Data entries
struct EpiArgs {
    int kind;
    const float* bias;
    const float* resid;
    int64_t ld_resid;
    const void* aux;
    int aux_dtype;
    int64_t ld_aux;
    uint32_t thr;
    float dscale;
    uint64_t seed;
    const uint64_t* rng_call;
    int site;
    float beta;
    float* colpart;
// ... 200 lines not shown
                        *(fv4*)(J.v + 4 * i) = vv[s];
                        *(uint2*)(J.pb + 4 * i) = make_uint2(pack_bf2(pv[s][0], pv[s][1]), pack_bf2(pv[s][2], pv[s][3]));
                    }
                }
            }
        }
        return;
    }
#endif
    for (int q = 0; q < r.na; ++q) {
        const AdamJob& J = r.a[q];
        const AdamScalars sc = adam_scalars(J.lr, J.beta1, J.beta2, J.eps, J.wd, J.step);
        for (int64_t i = t0; i < J.n4; i += nthr) {
            fv4 pv = *(const fv4*)(J.p + 4 * i);
            const fv4 gv = *(const fv4*)(J.g + 4 * i);
            fv4 mv = *(const fv4*)(J.m + 4 * i), vv = *(const fv4*)(J.v + 4 * i);
#pragma unroll
            for (int e = 0; e < 4; ++e) {
                float me = mv[e], ve = vv[e];
                pv[e] = adam_one(pv[e], gv[e], me, ve, sc);
                mv[e] = me;
                vv[e] = ve;
            }
            *(fv4*)(J.p + 4 * i) = pv;
            *(fv4*)(J.m + 4 * i) = mv;
            *(fv4*)(J.v + 4 * i) = vv;
            *(uint2*)(J.pb + 4 * i) = make_uint2(pack_bf2(pv[0], pv[1]), pack_bf2(pv[2], pv[3]));
        }
    }
}

extern int g_gemm_variant;
extern int g_gemm_max_grid;
extern int g_gemm_group_p8;
extern int g_gemm_group_pk;
extern int g_gemm_n96;
extern int g_linear_rows_nb;
extern int g_pk_flags;
int gemm_cu_count();

bool fast_gemm_launch(int at, int bt, int64_t M, int64_t N, int64_t K, const bf16_t* A, int64_t lda, const bf16_t* B,
                      int64_t ldb, void* C, int c_dtype, int64_t ldc, const EpiArgs& e, int split_k, float* ws,
                      hipStream_t st);
bool gemm_colpart_supported(int at, int bt, int64_t M, int64_t N, int64_t K, int64_t lda, int64_t ldb, int64_t ldc);
bool gemm_rowdot_supported(int at, int bt, int64_t M, int64_t N, int64_t K, int64_t lda, int64_t ldb, int64_t ldc);
bool gemm_relu_bits_supported(int at, int bt, int64_t M, int64_t N, int64_t K, int64_t lda, int64_t ldb, int64_t ldc);
bool glds_gemm_launch(int variant, int at, int bt, int64_t M, int64_t N, int64_t K, const bf16_t* A, int64_t lda,
                      const bf16_t* B, int64_t ldb, void* C, int c_dtype, int64_t ldc, const EpiArgs& e, int split_k,
                      float* ws, hipStream_t st);
bool pk_gemm_launch(int variant, int at, int bt, int64_t M, int64_t N, int64_t K, const bf16_t* A, int64_t lda,
                    const bf16_t* B, int64_t ldb, void* C, int c_dtype, int64_t ldc, const EpiArgs& e, int split_k,
                    float* ws, hipStream_t st);

constexpr int MAX_GROUP = 4;
struct GroupProb {
    const bf16_t* A;
    const bf16_t* B;
    void* ws;
    int64_t lda, ldb;
    int M, N;
    int tilesN, ntiles;
    int nkt, nkc;
    int split_k;
    int item0;
    int gm;
};
bool gemm_wgrad_group_ok(int64_t M, int64_t N, int64_t K, const void* A, int64_t lda, const void* B, int64_t ldb,
                         const void* C, int64_t ldc, int split_k);
void pk_group_launch(const GroupProb* probs, int n, bool slab_bf16, hipStream_t st);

DIRECTIONS
Go through the entries. Report every line that contains the word "bool".

SOLVED EXERCISE
bool fast_gemm_launch(int at, int bt, int64_t M, int64_t N, int64_t K, const bf16_t* A, int64_t lda, const bf16_t* B,
bool gemm_colpart_supported(int at, int bt, int64_t M, int64_t N, int64_t K, int64_t lda, int64_t ldb, int64_t ldc);
bool gemm_rowdot_supported(int at, int bt, int64_t M, int64_t N, int64_t K, int64_t lda, int64_t ldb, int64_t ldc);
bool gemm_relu_bits_supported(int at, int bt, int64_t M, int64_t N, int64_t K, int64_t lda, int64_t ldb, int64_t ldc);
bool glds_gemm_launch(int variant, int at, int bt, int64_t M, int64_t N, int64_t K, const bf16_t* A, int64_t lda,
bool pk_gemm_launch(int variant, int at, int bt, int64_t M, int64_t N, int64_t K, const bf16_t* A, int64_t lda,
bool gemm_wgrad_group_ok(int64_t M, int64_t N, int64_t K, const void* A, int64_t lda, const void* B, int64_t ldb,
void pk_group_launch(const GroupProb* probs, int n, bool slab_bf16, hipStream_t st);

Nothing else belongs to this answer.